Barker's one-time gift and many more smaller ones from thousands of supporters have kept Primarily Primates growing. Stephen Tello, executive secretary of the organization, is the chief fundraiser. Tello, his dark hair tied back in a long ponytail, spends a lot of time in front of a computer screen writing letters of appeal, monthly newsletters to 11,000 supporters and grant proposals to foundations. He keeps the Web site updated with individual photos and histories of many of the animals and responds to requests for more information. A small house on the premises has been converted into offices where Tello works with staff and volunteers to keep the paper moving that allows the sanctuary to stay open. The "To Do" basket is overflowing.

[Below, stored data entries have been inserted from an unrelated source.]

static int plan_upload_model(abn_plan* p, const double* model, const double* pred, const double* resid,
                             const double* p0uu, const double* eqp, const double* eqp_w) {
  abn_ctx* c = p->ctx;
  const size_t W = (size_t)p->W;
  HIPCHK(c, hipMemcpyAsync(p->model.p, model, p->model.bytes(), hipMemcpyHostToDevice, c->stream));
  HIPCHK(c, hipMemcpyAsync(p->pred.p, pred, p->pred.bytes(), hipMemcpyHostToDevice, c->stream));
  HIPCHK(c, hipMemcpyAsync(p->resid.p, resid, p->resid.bytes(), hipMemcpyHostToDevice, c->stream));
  HIPCHK(c, hipMemcpyAsync(p->p_uu.p, p0uu, W * sizeof(double), hipMemcpyHostToDevice, c->stream));
  HIPCHK(c, hipMemcpyAsync(p->eqp.p, eqp, W * sizeof(double), hipMemcpyHostToDevice, c->stream));
  HIPCHK(c, hipMemcpyAsync(p->eqp_w.p, eqp_w, W * sizeof(double), hipMemcpyHostToDevice, c->stream));
  int rc = launch_gen_idx(c, p->idx.p, p->N, p->B, p->W, p->opt.seed, p->window_offset, p->boot_offset, p->wid.p);
  if (rc) return rc;
  HIPCHK(c, hipStreamSynchronize(c->stream));
  p->windows_set = true;
  p->phase_a_done = true;
  return ABN_OK;
}

extern "C" int abn_plan_set_window_ids(abn_plan* p, const uint32_t* ids) {
  if (!p) return ABN_ERR_INVALID_ARG;
  abn_ctx* c = p->ctx;
  if (p->windows_set) return set_err(c, ABN_ERR_STATE, "abn_plan_set_window_ids must precede abn_plan_set_windows");
  HIPCHK(c, hipSetDevice(c->device));
  PoolScope pool_scope(c);
  if (!ids) {
    p->wid_host.clear();
    p->wid.release();
    return ABN_OK;
  }
  p->wid_host.assign(ids, ids + p->W);
  if (int rc = upload(c, p->wid, p->wid_host.data(), (size_t)p->W)) return rc;
  HIPCHK(c, hipStreamSynchronize(c->stream));
  return ABN_OK;
}

extern "C" int abn_plan_set_windows(abn_plan* p, const double* d_obs, const double* p0uu, const double* eqp,
                                    const double* eqp_weight) {
  if (!p) return ABN_ERR_INVALID_ARG;
  abn_ctx* c = p->ctx;
  if (!d_obs || !p0uu) return set_err(c, ABN_ERR_INVALID_ARG, "null window data");
  HIPCHK(c, hipSetDevice(c->device));
  const size_t W = (size_t)p->W, N = (size_t)p->N, S = (size_t)p->S;
  std::vector<double> ones(W, 1.0);
  const double* e1 = eqp ? eqp : p0uu;
  const double* e2 = eqp_weight ? eqp_weight : ones.data();
  HIPCHK(c, hipMemcpyAsync(p->D.p, d_obs, p->D.bytes(), hipMemcpyHostToDevice, c->stream));
  HIPCHK(c, hipMemcpyAsync(p->p_uu.p, p0uu, W * sizeof(double), hipMemcpyHostToDevice, c->stream));
  HIPCHK(c, hipMemcpyAsync(p->eqp.p, e1, W * sizeof(double), hipMemcpyHostToDevice, c->stream));
  HIPCHK(c, hipMemcpyAsync(p->eqp_w.p, e2, W * sizeof(double), hipMemcpyHostToDevice, c->stream));
  std::vector<double> sx(W * S * 20);
  for (size_t w = 0; w < W; ++w) {
    double mx = d_obs[w * N];
    for (size_t i = 1; i < N; ++i) mx = std::max(mx, d_obs[w * N + i]);
    const uint32_t wg = p->wid_host.empty() ? p->window_offset + (uint32_t)w : p->wid_host[w];
    abn_gen_start_simplices(p->opt.seed, wg, p->S, mx, sx.data() + w * S * 20);
  }
  if (!sx.empty())
    HIPCHK(c, hipMemcpyAsync(p->simplexA.p, sx.data(), p->simplexA.bytes(), hipMemcpyHostToDevice, c->stream));
  int rc = launch_gen_idx(c, p->idx.p, p->N, p->B, p->W, p->opt.seed, p->window_offset, p->boot_offset, p->wid.p);
  if (rc) return rc;
  HIPCHK(c, hipStreamSynchronize(c->stream));
  p->windows_set = true;
  p->phase_a_done = false;
  return ABN_OK;
}

struct WindowOffsets {
  size_t w, rows, starts, boots;
};
static WindowOffsets window_offsets(const abn_plan* p, int w0) {
  const size_t o = (size_t)w0;
  return {o, o * (size_t)p->N, o * (size_t)p->S, o * (size_t)p->B};
}

static FitArgs phase_args(const abn_plan* p, int phase, int w0, int wn) {
  const WindowOffsets o = window_offsets(p, w0);
  const size_t chains = phase ? o.boots : o.starts;
  FitArgs a{};
  fill_topology(a, p->topo, p->dtopo);
  fill_options(a, p->opt, p->route);
  a.p_uu = p->p_uu.p + o.w;
  a.eqp = p->eqp.p + o.w;
  a.eqp_w = p->eqp_w.p + o.w;
  a.wstride = 1;
  a.D = p->D.p + o.rows;
  a.pred = p->pred.p + o.rows;
  a.resid = p->resid.p + o.rows;
  a.idx = p->idx.p + o.boots * (size_t)p->N;
  a.model = p->model.p + o.w * 4;
  a.window_offset = p->window_offset + (uint32_t)w0;
  a.boot_offset = p->boot_offset;
  a.wid = p->wid.p ? p->wid.p + o.w : nullptr;
  a.W = wn;
  a.C = phase ? p->B : p->S;
  a.dmode = a.smode = phase;
  a.simplex0 = phase ? nullptr : p->simplexA.p + chains * 20;
  a.max_iters = phase ? p->opt.max_iters_boot : p->opt.max_iters_start;
  a.best = (phase ? p->bestB.p : p->bestA.p) + chains * 4;
  a.info = (phase ? p->infoB.p : p->infoA.p) + chains;
  a.raw = phase ? p->raw + chains * 7 : nullptr;
  return a;
}

static int launch_phase(abn_plan* p, int phase, FitArgs& a, hipStream_t st, bool timed) {
  abn_ctx* c = p->ctx;
  const bool whole = a.W == p->W;
  const char* force = nullptr;
#ifdef ABN_MEASUREMENT_KNOBS
  force = getenv(phase ? "ABN_PHASE_B_KERNEL" : "ABN_PHASE_A_KERNEL");
#endif
  const PhaseRoute ph = route_phase(p->route, phase, (long long)p->W * (phase ? p->B : p->S), c->cus, a.dmode, whole,
                                    p->twopass_a, force);
  LaunchOffer offer;
  offer.queue = whole;
  offer.parking = whole && p->slice_cap > 0;
  a.skipped = p->skipped.p + kPhaseWords * phase + kPhaseSkipped;
  if (whole) {
    a.queue = reinterpret_cast<unsigned*>(p->skipped.p + kPhaseWords * phase + kPhaseQueue);
    a.slice_status = p->slice_status.p + kSliceWords * phase;
  }
  if (offer.parking) {
    a.park_cap = p->slice_cap;
    a.park_ht = reinterpret_cast<unsigned*>(p->slice_buf.p);
    a.parked = p->slice_buf.p + kParkShards * kParkHeaderInts;
    a.state = p->nm_state.p;
    a.susp_list = p->susp_list.p;
  }
  int kind = ABN_KERNEL_NONE, rc;
  if (ph.two_pass) {
    int* cnt = p->susp_list.p + (size_t)p->W * (size_t)p->S;
    HIPCHK(c, hipMemsetAsync(cnt, 0, sizeof(int), st));
    a.state = p->nm_state.p;
    a.susp_list = p->susp_list.p;
    a.susp_count = cnt;
    offer.pass = 1;
    rc = launch_fit(c, p->route, ph, a, offer, st, &kind);
    offer.pass = 2;
    if (!rc) rc = launch_fit(c, p->route, ph, a, offer, st);
  } else {
    rc = launch_fit(c, p->route, ph, a, offer, st, &kind);
  }
  if (rc) return rc;
  if (whole) p->persist_expected[phase] = kind == ABN_KERNEL_PERSISTENT ? (long long)a.W * a.C : 0;
  if (timed) {
    p->last_kernels[2 * phase] = kind;
    p->last_kernels[2 * phase + 1] = ph.lanes;
  }
  return ABN_OK;
}

static int enqueue_phase_a(abn_plan* p, int w0, int wn, hipStream_t st, bool timed) {
  abn_ctx* c = p->ctx;
  FitArgs a = phase_args(p, 0, w0, wn);
  if (timed) HIPCHK(c, hipEventRecord(p->ev[kEvFitA], st));
  if (int rc = launch_phase(p, 0, a, st, timed)) return rc;
  if (timed) HIPCHK(c, hipEventRecord(p->ev[kEvFitAEnd], st));
  const WindowOffsets o = window_offsets(p, w0);
  SelectArgs s{};
  fill_topology(s, p->topo, p->dtopo);
  s.p_uu = a.p_uu;
  s.D = a.D;
  s.models = a.best;
  s.info = a.info;
  s.W = wn;
  s.S = p->S;
  s.lse = p->lse.p + o.starts;
  s.model = p->model.p + o.w * 4;
  s.pred = p->pred.p + o.rows;
  s.resid = p->resid.p + o.rows;
  s.best_start = p->best_start.p + o.w;
  if (timed) HIPCHK(c, hipEventRecord(p->ev[kEvSelect], st));
  if (int rc = launch_select(c, s, p->route.select_lds, st)) return rc;
  if (timed) HIPCHK(c, hipEventRecord(p->ev[kEvSelectEnd], st));
  return ABN_OK;
}

static int enqueue_phase_b(abn_plan* p, int w0, int wn, hipStream_t st, bool timed) {
  abn_ctx* c = p->ctx;
  FitArgs a = phase_args(p, 1, w0, wn);
  if (timed) HIPCHK(c, hipEventRecord(p->ev[kEvFitB], st));
  if (p->stream_b) {
    double* dst = p->dstar.p + window_offsets(p, w0).boots * (size_t)p->N;
    const long long total = (long long)wn * p->B * p->N;
    const unsigned blocks = (unsigned)std::min<long long>((total + 255) / 256, 64LL * c->cus);
    hipLaunchKernelGGL(abn_make_dstar_kernel, dim3(blocks), dim3(256), 0, st, dst, a.pred, a.resid, a.idx, p->N,
                       (long long)p->B * p->N, total);
    HIPCHK(c, hipGetLastError());
    a.dmode = 2;
    a.D = dst;
  }
  if (int rc = launch_phase(p, 1, a, st, timed)) return rc;
  if (timed) HIPCHK(c, hipEventRecord(p->ev[kEvFitBEnd], st));
  return ABN_OK;
}

static int clear_phase_words(abn_plan* p, int first, int n) {
  HIPCHK(p->ctx, hipMemsetAsync(p->skipped.p + kPhaseWords * first, 0, (size_t)n * kPhaseWords * sizeof(unsigned long long),
                                p->ctx->stream));
  return ABN_OK;
}

enum ClearWords { kClearNone, kClearOwnPhase, kClearBothPhases };
static int plan_run_phase(abn_plan* p, int32_t phase, ClearWords clear) {
  abn_ctx* c = p->ctx;
  if (!p->windows_set) return set_err(c, ABN_ERR_STATE, "abn_plan_set_windows has not been called");
  HIPCHK(c, hipSetDevice(c->device));
  if (clear == kClearBothPhases) {
    if (int rc = clear_phase_words(p, 0, 2)) return rc;
  } else if (clear == kClearOwnPhase) {
    if (int rc = clear_phase_words(p, phase == 0 ? 0 : 1, 1)) return rc;
  }
  if (phase == 0) {
    if (p->S <= 0) return set_err(c, ABN_ERR_STATE, "plan has no starts");
    int rc = enqueue_phase_a(p, 0, p->W, c->stream, true);
    if (rc) return rc;
    p->phase_a_done = true;
    p->ran_a = true;
    return ABN_OK;
  }
  if (phase == 1) {
    if (p->B <= 0) return set_err(c, ABN_ERR_STATE, "plan has no bootstraps");
    if (!p->phase_a_done) return set_err(c, ABN_ERR_STATE, "phase A has not run");
    int rc = enqueue_phase_b(p, 0, p->W, c->stream, true);
    if (rc) return rc;
    p->ran_b = true;
    return ABN_OK;
  }
  return set_err(c, ABN_ERR_INVALID_ARG, "phase must be 0 or 1");
}

extern "C" int abn_plan_run_phase(abn_plan* p, int32_t phase) {
  if (!p) return ABN_ERR_INVALID_ARG;
  return plan_run_phase(p, phase, kClearOwnPhase);
}

extern "C" int abn_plan_run(abn_plan* p) {
  if (!p) return ABN_ERR_INVALID_ARG;
  abn_ctx* c = p->ctx;
  if (!p->windows_set) return set_err(c, ABN_ERR_STATE, "abn_plan_set_windows has not been called");
  int groups = p->opt.window_groups > 0 ? p->opt.window_groups : 1;
  groups = std::max(1, std::min(groups, p->W));
  if (groups == 1 || p->S <= 0 || p->B <= 0) {
    int rc = ABN_OK;
    if (p->S > 0) rc = plan_run_phase(p, 0, kClearBothPhases);
    if (rc) return rc;
    if (p->B > 0) rc = plan_run_phase(p, 1, p->S > 0 ? kClearNone : kClearOwnPhase);
    return rc;
  }
  HIPCHK(c, hipSetDevice(c->device));
  while ((int)c->side.size() < groups) {
    hipStream_t st = nullptr;
    HIPCHK(c, hipStreamCreateWithFlags(&st, hipStreamNonBlocking));
    c->side.push_back(st);
  }
  if (!p->ev_fork) HIPCHK(c, hipEventCreateWithFlags(&p->ev_fork, hipEventDisableTiming));
  while ((int)p->ev_join.size() < groups) {
    hipEvent_t e = nullptr;
    HIPCHK(c, hipEventCreateWithFlags(&e, hipEventDisableTiming));
    p->ev_join.push_back(e);
  }
  if (int rc = clear_phase_words(p, 0, 2)) return rc;
  HIPCHK(c, hipEventRecord(p->ev_fork, c->stream));
  for (int g = 0; g < groups; ++g) {
    const int w0 = (int)((long long)p->W * g / groups), w1 = (int)((long long)p->W * (g + 1) / groups);
    hipStream_t st = c->side[(size_t)g];
    HIPCHK(c, hipStreamWaitEvent(st, p->ev_fork, 0));
    int rc = enqueue_phase_a(p, w0, w1 - w0, st, g == 0);
    if (!rc) rc = enqueue_phase_b(p, w0, w1 - w0, st, g == 0);
    if (rc) return rc;
    HIPCHK(c, hipEventRecord(p->ev_join[(size_t)g], st));
  }
  for (int g = 0; g < groups; ++g) HIPCHK(c, hipStreamWaitEvent(c->stream, p->ev_join[(size_t)g], 0));
  p->phase_a_done = true;
  p->ran_a = true;
  p->ran_b = true;
  return ABN_OK;
}

static int verify_persistent(abn_plan* p) {
  abn_ctx* c = p->ctx;
  HIPCHK(c, hipSetDevice(c->device));
  unsigned sl[2][kSliceWords] = {};
  const bool check = p->persist_expected[0] > 0 || p->persist_expected[1] > 0;
  if (check) HIPCHK(c, hipMemcpyAsync(sl, p->slice_status.p, sizeof sl, hipMemcpyDeviceToHost, c->stream));
  HIPCHK(c, hipStreamSynchronize(c->stream));
  for (int ph = 0; ph < 2 && check; ++ph) {
    if (p->persist_expected[ph] <= 0) continue;
    const unsigned* s = sl[ph];
    p->tail_handed[ph] = (long long)s[kSliceHanded];
    if (s[kSliceError] != 0 || (long long)s[kSliceFinished] != p->persist_expected[ph])
      return set_err(c, ABN_ERR_HIP, std::string("persistent fit launch of phase ") + (ph ? "B" : "A") + " finished " +
                                         std::to_string(s[kSliceFinished]) + " of " + std::to_string(p->persist_expected[ph]) +
                                         " chains (error word " + std::to_string(s[kSliceError]) + ", " + std::to_string(s[kSliceHanded]) +
                                         " handed to the speculative kernel, list length " + std::to_string(s[kSliceTailFill]) +
                                         "): results are incomplete");
  }
  return ABN_OK;
}

extern "C" int abn_plan_sync(abn_plan* p) {
  if (!p) return ABN_ERR_INVALID_ARG;
  return verify_persistent(p);
}

extern "C" int abn_plan_tail_handed(abn_plan* p, int64_t* out2) {
  if (!p || !out2) return ABN_ERR_INVALID_ARG;
  const int rc = verify_persistent(p);
  out2[0] = p->persist_expected[0] > 0 ? p->tail_handed[0] : 0;
  out2[1] = p->persist_expected[1] > 0 ? p->tail_handed[1] : 0;
  return rc;
}

extern "C" int abn_plan_kernel_ms(abn_plan* p, double* ms3) {
  if (!p || !ms3) return ABN_ERR_INVALID_ARG;
  abn_ctx* c = p->ctx;
  HIPCHK(c, hipStreamSynchronize(c->stream));
  ms3[0] = ms3[1] = ms3[2] = 0.0;
  float ms = 0.f;
  if (p->ran_a) {
    HIPCHK(c, hipEventElapsedTime(&ms, p->ev[kEvFitA], p->ev[kEvFitAEnd]));
    ms3[0] = ms;
    HIPCHK(c, hipEventElapsedTime(&ms, p->ev[kEvSelect], p->ev[kEvSelectEnd]));
    ms3[1] = ms;
  }
  if (p->ran_b) {
    HIPCHK(c, hipEventElapsedTime(&ms, p->ev[kEvFitB], p->ev[kEvFitBEnd]));
    ms3[2] = ms;
  }
  return ABN_OK;
}

extern "C" int abn_plan_raw_device_ptr(abn_plan* p, void** dev_ptr) {
  if (!p || !dev_ptr) return ABN_ERR_INVALID_ARG;
  *dev_ptr = p->raw;
  return ABN_OK;
}

extern "C" int abn_plan_bind_raw(abn_plan* p, void* dev_ptr) {
  if (!p) return ABN_ERR_INVALID_ARG;
  p->raw = dev_ptr ? (double*)dev_ptr : p->raw_own.p;
  return ABN_OK;
}

extern "C" int abn_plan_download(abn_plan* p, double* models, double* pred, double* resid, double* raw,
                                 abn_fit_info* info_a, abn_fit_info* info_b, int32_t* best_start) {
  if (!p) return ABN_ERR_INVALID_ARG;
  abn_ctx* c = p->ctx;
  HIPCHK(c, hipSetDevice(c->device));
  hipStream_t s = c->stream;
  const size_t W = (size_t)p->W, B = (size_t)p->B;
  if (models) HIPCHK(c, hipMemcpyAsync(models, p->model.p, p->model.bytes(), hipMemcpyDeviceToHost, s));
  if (pred) HIPCHK(c, hipMemcpyAsync(pred, p->pred.p, p->pred.bytes(), hipMemcpyDeviceToHost, s));
  if (resid) HIPCHK(c, hipMemcpyAsync(resid, p->resid.p, p->resid.bytes(), hipMemcpyDeviceToHost, s));
  if (raw && B) HIPCHK(c, hipMemcpyAsync(raw, p->raw, W * B * 7 * sizeof(double), hipMemcpyDeviceToHost, s));
  if (info_a && p->S) HIPCHK(c, hipMemcpyAsync(info_a, p->infoA.p, p->infoA.bytes(), hipMemcpyDeviceToHost, s));
  if (info_b && B) HIPCHK(c, hipMemcpyAsync(info_b, p->infoB.p, p->infoB.bytes(), hipMemcpyDeviceToHost, s));
  std::vector<int32_t> bs;
  if (p->ran_a) {
    bs.resize(W);
    HIPCHK(c, hipMemcpyAsync(bs.data(), p->best_start.p, p->best_start.bytes(), hipMemcpyDeviceToHost, s));
  }
  if (int rc = verify_persistent(p)) return rc;
  if (best_start) {
    if (p->ran_a) std::copy(bs.begin(), bs.end(), best_start);
    else std::fill(best_start, best_start + W, 0);
  }
  for (int32_t b : bs)
    if (b < 0) return set_err(c, ABN_ERR_NO_FINITE_FIT, "a window has no finite start (best_start = -1): its rows are NaN");
  return ABN_OK;
}

extern "C" int abn_plan_analyze(abn_plan* p, double* out, int32_t* first_bad) {
  if (!p) return ABN_ERR_INVALID_ARG;
  abn_ctx* c = p->ctx;
  if (!out) return set_err(c, ABN_ERR_INVALID_ARG, "null out");
  if (!p->ran_b || p->B <= 0) return set_err(c, ABN_ERR_STATE, "phase B has not run: there is no bootstrap table");
  if (int rc = verify_persistent(p)) return rc;
  return analyze_device_table(c, p->raw, p->W, p->B, out, first_bad);
}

Most recently, Primarily Primates has been in the news because the U.S. Air Force agreed to retire 30 "astrochimps" here. The chimps were procured from the wild for specific use in the U.S. space program. Two of the original group, Enos and Ham, paved the way for John Glenn to make his historic orbit in 1963. Since then, chimps have been an integral part of research allowing humans to undertake longer and more daring forays into outer space. If the Air Force chimps had not come to Primarily Primates they would have stayed at research labs that leased them after they were no longer useful to the space program. "This effort is a historical event," Swett says. "On the whole, we humans haven't been humane to our closest living relatives. We've used them. They've entertained us in circuses, educated us and been imprisoned looking for cures for our illnesses. If they can't be in the wild where they belong, at the very least, they deserve retirement."